Last week was my last day of first grade. Next year I will go to second grade, which might also be an adventure. My report card is coming soon and Mama says if I get an “exceeds expectations” I can get a bonus ice cream—which means two ice creams this week instead of one. We go to Baskin-Robbins for my one ice cream a week because they have pink chairs and chocolate peanut butter ice cream. All ice cream stores should have pink chairs and chocolate peanut butter ice cream, but they don’t. When we order, Mama always asks the person with the giant spoon to get me extra chunks of peanut butter because she knows that’s my favorite part. Mama knows all of my favorite things.
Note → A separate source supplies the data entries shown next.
# rvolden/C3POa

Measured on AMD Instinct MI355X. Metric: R2C2 reads->consensus/sec, higher is better.
Workload: dtype int32

## Files before the change

### c3poa_amd/csrc/c3_args.h

```cpp
#pragma once
#include "c3_dev.h"
#include <cstddef>

struct C3Counters {
  int queue;
  int peaks_queue;
  unsigned long long cells;
  unsigned long long cells_computed;
  unsigned long long zero_cells;
  int poa_ovf;
  int poa_ovf16;
  int n_windows;
  int win_ovf;
  int win_queue2;
  int band_layers, band_fallback;
  int band_mismatch;
  struct { int window, layer, R, q, band_row, full_row, next_row; } verify;
  unsigned long long phases[16];
};
static_assert(offsetof(C3Counters, cells) % 8 == 0 && offsetof(C3Counters, cells_computed) % 8 == 0 &&
              offsetof(C3Counters, zero_cells) % 8 == 0 && offsetof(C3Counters, phases) % 8 == 0, "u64 counters must be 8-byte aligned");

struct ConkArgs {
  C3Batch b; const uint8_t* sp_codes; const int* sp_len; int32_t* track; C3Info* info; C3Counters* cnt;
  int match, mismatch, penalty;
  int n_spl; int32_t* scan;
};
struct PeaksArgs {
  C3Batch b; const int32_t* track; C3Info* info; double* bufA; double* bufB; int32_t* cand; uint8_t* cstate;
  int32_t* raw_peaks; int32_t* n_raw; const int* sp_len; double coef[64]; int64_t maxL; int window, iters, min_dist;
  C3Counters* cnt;
};
struct PoaArgs {
  C3Batch b; C3Info* info; C3Params p; C3Counters* cnt; const int* work; int n_work;
  int* ibase; int* ebase; char* cellsb; uint8_t* bbase; long long* score;
  int Ncap, K, Pcap, cells_cap;
// ... 24 lines not shown
  C3Batch b; C3Info* info; C3Params p; C3Counters* cnt; const int* work; int n_work;
  const uint8_t* draft; int32_t* tpos; int wcap; uint8_t* eD; int64_t ecap; int* lw_first; int* lw_last; int NLcap, NWcap;
  WinRec* wrec; WLayer* wlay; int* win_base;
  int sub_shift;
  int rows_old;
};
struct WinArgs {
  C3Batch b; C3Params p; C3Counters* cnt; int n_win; const WinRec* wrec_in; WinRec* wrec; const WLayer* wlay; int NLcap;
  const uint8_t* draft;
  uint8_t* base; int* ibase; int* ebase; long long* score;
  int32_t* H; uint16_t* D; uint4* rdesc; int Ncap, K; long long hcap; uint8_t* wout; int wout_cap;
  int Lcap;
  int band_mode;
  const int* wlist; int* ovf_list;
  int no_chain;
};
#define W_INTS 19
struct WinLayout { size_t ints, edges, bases, score, H, D, desc, total; };
__host__ __device__ inline WinLayout c3_win_layout(size_t Ncap, size_t K, size_t hcap) {
  WinLayout l;
  l.ints = sizeof(int) * W_INTS * Ncap; l.edges = sizeof(int) * 4 * Ncap * K; l.bases = 2 * Ncap; l.score = sizeof(long long) * Ncap;
  l.H = sizeof(int32_t) * hcap; l.D = hcap; l.desc = sizeof(uint4) * (Ncap + 1);
  l.total = l.ints + l.edges + l.bases + l.score + l.H + l.D + l.desc;
  return l;
}
struct StitchArgs {
  C3Batch b; C3Info* info; const int* work; int n_work; const WinRec* wrec; const int* win_base; const uint8_t* wout; int wout_cap; char* cons;
  const uint8_t* zflag;
};
struct AdapterArgs {
// ... 33 lines not shown
```

### c3poa_amd/csrc/c3_handle.hip

```cpp
#include "c3_host.h"
#include "c3_bgzf.h"

thread_local double c3h::g_alloc_ms = 0.0;

__device__ __forceinline__ uint32_t pack_code(uint32_t b) {
  const uint32_t u = b & 0xDFu;
  const uint32_t c = (u >> 1) & 3u;
  const bool ok = (u == 'A') | (u == 'C') | (u == 'G') | (u == 'T') | (u == 'U');
  return ok ? (c ^ (c >> 1)) : 0u;
}
__global__ __launch_bounds__(256) void k_pack(const uint8_t* ascii, const int64_t* off, const int64_t* woff, int n, uint32_t* pk) {
  const int lane = threadIdx.x & 63;
  const int wave = (blockIdx.x * blockDim.x + threadIdx.x) >> 6, n_waves = (gridDim.x * blockDim.x) >> 6;
  for (int r = wave; r < n; r += n_waves) {
    const int64_t L = off[r + 1] - off[r];
    const int64_t nw = woff[r + 1] - woff[r];
    const uint8_t* s = ascii + off[r];
    uint32_t* dst = pk + woff[r];
    for (int64_t w = lane; w < nw; w += 64) {
      uint32_t x = 0;
      if (w * 16 + 16 <= L) {
        uint32_t v[4];
        __builtin_memcpy(v, s + w * 16, 16);
#pragma unroll
// ... 456 lines not shown
extern "C" int c3_debug_calibrate(c3_handle* h, long long bytes) {
  if (!h || bytes < 4096) return C3_E_ARG;
  HIPCHK(hipSetDevice(h->cfg.device));
  uint32_t *a = nullptr, *b = nullptr;
  HIPCHK(hipMalloc(&a, (size_t)bytes)); HIPCHK(hipMalloc(&b, (size_t)bytes));
  HIPCHK(hipMemsetAsync(a, 1, (size_t)bytes, h->stream));
  HIPCHK(hipStreamSynchronize(h->stream));
  hipLaunchKernelGGL(k_calib_rw, dim3(h->n_cus * 8), dim3(256), 0, h->stream, a, b, (size_t)bytes / 4);
  HIPCHK(hipStreamSynchronize(h->stream));
  HIPCHK(hipFree(a)); HIPCHK(hipFree(b));
  return C3_E_OK;
}

extern "C" int c3_debug_phases(c3_handle* h, int which, unsigned long long* out) {
  if (!h || !out) return C3_E_ARG;
  memcpy(out, which ? h->phase_win : h->phase_poa, 128);
  return C3_E_OK;
}

extern "C" int c3_batch_timing(c3_handle* h, c3_timing* t) { if (!h || !t) return C3_E_ARG; *t = h->tm; return C3_E_OK; }

extern "C" int c3_fetch_track(c3_handle* h, int read, int32_t* out, int64_t cap) {
  if (!h || read < 0 || read >= h->n || !out) return C3_E_ARG;
  if (!(h->stages_done & C3_STAGE_CONK)) return c3_fail(h, C3_E_STATE, "conk stage not run");
  int64_t L = h->off[read + 1] - h->off[read];
  if (cap < L) return C3_E_LIMIT;
  HIPCHK(hipSetDevice(h->cfg.device));
  HIPCHK(hipMemcpy(out, h->d_track.as<int32_t>() + h->off[read], sizeof(int32_t) * (size_t)L, hipMemcpyDeviceToHost));
  return (int)L;
}
extern "C" int c3_fetch_smoothed(c3_handle* h, int read, double* out, int64_t cap) {
// ... 60 lines not shown
```

### c3poa_amd/csrc/c3_host.h

```cpp
#pragma once
#include "c3_dev.h"
#include "c3_args.h"
#include "c3_launch.h"
#include "c3_checks.h"
#include "c3_emit.h"
#include "c3_post.h"
#include "c3_fastx.h"
#include "c3_dsplit.h"
#include "c3_bgzf.h"
#include <algorithm>
#include <atomic>
#include <chrono>
#include <cstddef>
#include <cstdio>
#include <cstdlib>
#include <cstring>
#include <functional>
#include <string>
#include <vector>

struct c3_handle;
namespace c3h {
extern thread_local double g_alloc_ms;
int qv_scratch(c3_handle* h, long long max_m, long long max_n, int n_items, QvArgs& a, int* grid);
// ... 119 lines not shown
  DBuf d_qv, s_qv_dirs, s_qv_g, d_qv_cnt, d_gather_qv;
  hipEvent_t ev_qv[2] = {nullptr, nullptr}; c3_qv_timing qtm = {}; bool snap_qv = false;
  DBuf d_post[16]; hipEvent_t ev_post[5] = {}; c3_post_timing ptm = {};
  PostText pt;
  DemuxText dx; std::vector<uint32_t> dmx_meta_host;
  DBuf d_fa[20]; hipEvent_t ev_fa[10] = {}; c3_demux_timing dtm = {}; struct C3FaHdr* h_fa_hdr = nullptr;
  DBuf d_emit[10]; c3h::EmitBufs emit_sa; c3_emit_timing etm = {};
  c3h::EmitBufs emit_snap; DBuf d_emit_names, d_emit_noff; c3h::ZStage emit_zs;
  hipEvent_t ev_emit_dn = nullptr;
  std::atomic<bool> emit_pending{false}; int emit_S = 0, emit_flags = 0; std::vector<int64_t> emit_so; c3_emit_timing emit_tm = {};
  std::vector<Summary> sum; std::vector<int> work;
  int res_prefix = 0;
  int peaks_grid = 0; bool debug_msa = false; bool injected = false;
  int n_windows = 0;
  c3_timing tm;
  unsigned long long phase_poa[16] = {0}, phase_win[16] = {0};
  int stages_done = 0;
};

static inline int c3_hip_fail(c3_handle* h, hipError_t e, const char* what, const char* file, int line) {
  char buf[512];
  const char* base = strrchr(file, '/');
  snprintf(buf, sizeof buf, "HIP error %d (%s) at %s:%d: %s", (int)e, hipGetErrorString(e), base ? base + 1 : file, line, what);
  if (h) h->err = buf;
  return C3_E_HIP;
}
static inline int c3_fail(c3_handle* h, int code, const char* msg) { if (h) h->err = msg; return code; }
#define HIPCHK(x) do { hipError_t e_ = (x); if (e_ != hipSuccess) return c3_hip_fail(h, e_, #x, __FILE__, __LINE__); } while (0)
static inline int host_fail(int code, const char* msg) { c3_set_host_error(msg); return code; }
static inline int bgzf_fail(hipError_t e, const char* what) {
  char buf[256];
// ... 57 lines not shown
```

### c3poa_amd/csrc/c3_stages.hip

```cpp
#include "c3_host.h"

__global__ void k_summary(const C3Info* info, const int64_t* off, int n, Summary* out) {
  int i = blockIdx.x * blockDim.x + threadIdx.x;
  if (i >= n) return;
  const C3Info* p = &info[i];
  Summary s; s.status = p->status; s.n_sub = p->n_sub; s.max_sub = 0; s.sum_sub = 0; s.max_dang = 0; s.n_peaks = p->n_peaks;
  for (int k = 0; k < p->n_sub; ++k) { int l = p->sub_end[k] - p->sub_beg[k]; s.sum_sub += l; if (l > s.max_sub) s.max_sub = l; }
  int L = (int)(off[i + 1] - off[i]);
  s.front = p->has_front ? p->front_end : 0; s.tail = p->has_tail ? L - p->tail_beg : 0;
  if (p->has_front) s.max_dang = p->front_end;
  if (p->has_tail && L - p->tail_beg > s.max_dang) s.max_dang = L - p->tail_beg;
  out[i] = s;
}

static hipError_t zero_counters(c3_handle* h) { return hipMemsetAsync(h->d_counter.p, 0, sizeof(C3Counters), h->stream); }

static int auto_slots(c3_handle* h, int want, size_t per_slot_bytes, int n_items, int waves_per_cu) {
  int s = want > 0 ? want : h->n_cus * waves_per_cu;
  size_t budget = h->mem_total ? h->mem_total / 3 : ((size_t)64 << 30);
  if (per_slot_bytes > 0) { size_t mx = budget / per_slot_bytes; if ((size_t)s > mx) s = (int)std::max<size_t>(mx, 1); }
  if (s > n_items) s = std::max(n_items, 1);
  return s;
}

// ... 304 lines not shown
      HIPCHK(h->s_win_h2.ensure(L2.H * S2)); HIPCHK(h->s_win_d2.ensure(L2.D * S2 + 256));
      HIPCHK(h->d_wovf.ensure(sizeof(int) * (size_t)n_win));
    }
    WinArgs a; memset(&a, 0, sizeof(a));
    a.b = dev_batch(h); a.p = dev_params(h->cfg); a.cnt = dev_cnt(h); a.n_win = n_win;
    a.wrec_in = h->d_wrec.as<WinRec>(); a.wrec = h->d_wrec.as<WinRec>(); a.wlay = h->d_wlay.as<WLayer>(); a.NLcap = NLcap;
    a.draft = h->d_draft.as<uint8_t>();
    a.ibase = h->s_win_i.as<int>(); a.ebase = h->s_win_nk.as<int>();
    a.base = h->s_win_b.as<uint8_t>(); a.score = h->s_win_sc.as<long long>();
    a.H = h->s_win_h.as<int32_t>(); a.D = h->s_win_d.as<uint16_t>(); a.rdesc = h->s_win_desc.as<uint4>(); a.Ncap = Ncap; a.K = K; a.hcap = hcap; a.Lcap = std::min(std::min(Ncap, 2 * WL + 30 * NLcap), ((getenv("C3_DEBUG_WIN_LDS") ? atoi(getenv("C3_DEBUG_WIN_LDS")) : 6656) - 16) / 6);
    if (const char* e = getenv("C3_DEBUG_WIN_LCAP")) a.Lcap = std::max(64, std::min(Ncap, atoi(e)));
    a.wout = h->d_wout.as<uint8_t>(); a.wout_cap = wout_cap;
    HIPCHK(zero_counters(h));
    if (const char* e = getenv("C3_DEBUG_BAND")) a.band_mode = !strcmp(e, "off") ? 1 : !strcmp(e, "fail") ? 2 : !strcmp(e, "verify") ? 3 : 0;
    if (const char* e = getenv("C3_DEBUG_WIN_CHAIN")) a.no_chain = !strcmp(e, "0");
    a.ovf_list = slots2 ? h->d_wovf.as<int>() : nullptr;
    c3k_launch_window(&a, slots, h->stream);
    HIPCHK(hipGetLastError());
    if (slots2) {
      a.H = h->s_win_h2.as<int32_t>(); a.D = h->s_win_d2.as<uint16_t>(); a.hcap = hcap_full;
      a.wlist = h->d_wovf.as<int>(); a.ovf_list = nullptr;
      c3k_launch_window(&a, slots2, h->stream);
      HIPCHK(hipGetLastError());
    }
    HIPCHK(hipMemcpyAsync(h->phase_win, dev_cnt(h)->phases, sizeof(h->phase_win), hipMemcpyDeviceToHost, h->stream));
  }
  HIPCHK(hipEventRecord(h->ev[8], h->stream));
  StitchArgs s; memset(&s, 0, sizeof(s));
  s.b = dev_batch(h); s.info = h->d_info.as<C3Info>(); s.work = h->d_work.as<int>(); s.n_work = nw;
  s.wrec = h->d_wrec.as<WinRec>(); s.win_base = h->d_wbase.as<int>(); s.wout = h->d_wout.as<uint8_t>(); s.wout_cap = wout_cap;
  s.cons = h->d_cons.as<char>(); s.zflag = h->d_zflag.as<uint8_t>();
  DBG("stitch\n");
  c3k_launch_stitch(&s, std::min(nw, h->n_cus * 16), h->stream);
  HIPCHK(hipGetLastError());
  HIPCHK(hipEventRecord(h->ev[9], h->stream));
  HIPCHK(read_counters(h, &c));
  if (n_win > 0) {
    h->tm.n_win_redo = c.win_ovf; h->tm.cells_polish += c.cells; h->tm.cells_polish_computed += c.cells_computed;
    h->tm.n_band_layers = c.band_layers; h->tm.n_band_fallback = c.band_fallback; h->tm.n_band_mismatch = c.band_mismatch;
    if (c.band_mismatch) fprintf(stderr, "c3poa: band verify mismatch in window %d layer %d (R = %d): last differing base q = %d, band row %d, full row %d, row of q+1 = %d\n",
                                 c.verify.window, c.verify.layer, c.verify.R, c.verify.q, c.verify.band_row, c.verify.full_row, c.verify.next_row);
  }
  HIPCHK(hipEventElapsedTime(ms_prep, h->ev[5], h->ev[6]));
  HIPCHK(hipEventElapsedTime(ms_win, h->ev[7], h->ev[8]));
  HIPCHK(hipEventElapsedTime(ms_st, h->ev[8], h->ev[9]));
  h->tm.n_windows = n_win;
  return 0;
}

static const long long QV_BUDGET = 1LL << 30;
int c3h::qv_scratch(c3_handle* h, long long max_m, long long max_n, int n_items, QvArgs& a, int* grid) {
  a.dir_words = (max_m + 7) / 8 * 64;
  a.lds_n = (int)std::min<long long>((max_n + 15) / 16 * 16, c3k_qv_lds_max());
  a.gcap = max_n > a.lds_n ? (max_n + 15) / 16 * 16 : 0;
// ... 96 lines not shown
```

### c3poa_amd/csrc/k_polish.hip

```cpp
#include "c3_dev.h"
#include "c3_args.h"
#include "c3_launch.h"
#include <algorithm>
#include <type_traits>

#define WSYNC() __syncthreads()
#define EI(v, k) ((size_t)(k) * (size_t)c.Ncap + (size_t)(v))
#ifndef C3_WIN_RING
#define C3_WIN_RING 1
#endif



#ifndef C3_PREP_WAVES
#define C3_PREP_WAVES 5
#endif
#define EC 5
#define EXT_DCAP 4096
#define EXT_STATIC (-(1 << 27))
#define EXT_ECW 8
__device__ inline long long ext_dir_bytes(long long n, int rpw) { return (n / rpw + 1) * 256; }
template <bool DL>
__device__ long long extend_align(const PrepArgs& a, const uint32_t* pk, const uint8_t* draft, const uint8_t* ldraft, int C,
                                  int pb, int n, int dir_, int32_t* tpos, uint8_t* D, int lane) {
// ... 838 lines not shown
  WSYNC();
  return nn;
}

__host__ __device__ __forceinline__ int win_mask_words(int Ncap) { return ((Ncap + 64) >> 6) + 1; }
__host__ __device__ __forceinline__ size_t win_lds_bytes(int Lcap, int Ncap) {
  const size_t masks = (size_t)32 * win_mask_words(Ncap);
  const size_t a = (size_t)Lcap * 6 + 16, b = masks + 4 * 5 * 64 * 4 + 64, c = masks + 4 * (size_t)wb_lds_dwords(639, 4), d = masks + 4 * (size_t)(W_TBW + W_QCAP);
  size_t m = a > b ? a : b; m = m > c ? m : c; m = m > d ? m : d;
  return m;
}

__device__ __forceinline__ int win_idx(int j, int cpl) { return cpl ? (j / cpl) * ((cpl + 3) & ~3) + j % cpl : j; }
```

I think I will get an exceeds expectations on my report card because Mrs. Hoyt says I’m very “advanced” for the first grade. I am already reading chapter books and some of them don’t even have pictures—which I like, because that way I get to use my imagination. Mrs. Hoyt says I have an “overactive imagination,” which sounds like a bad thing, but I know it’s not.
My favorite chapter books are called the Magic Tree House books. They are about Jack and Annie, who are brother and sister and get to go on adventures through time and visit all these different places. I wish I could go with them.
When Grandfather used to live with us, we would do fun projects and he would read me the comics. Now he doesn’t want to do much of anything. He sits in his recliner chair and we talk, and sometimes on good days I ask him to tell me stories of his adventures. Those are my favorite days.
Even though chocolate peanut butter ice cream is my favorite treat, I told Mama that I wanted to go visit Grandfather as my treat for when I get an exceeds expectations instead. We used to visit him every other day when I didn’t have swim practice, but we haven’t been to see him in the home since the incident last week.
That’s what Mama calls what happened—“the incident.”
I tried talking to her about it the other day, but it just made her cry, so now I will call it the incident too because I don’t want to make Mama cry.
Mama makes me to go to Becky’s house to play while she goes to the home and “handles things.” I don’t really know what that means, but I guess I’m not old enough yet.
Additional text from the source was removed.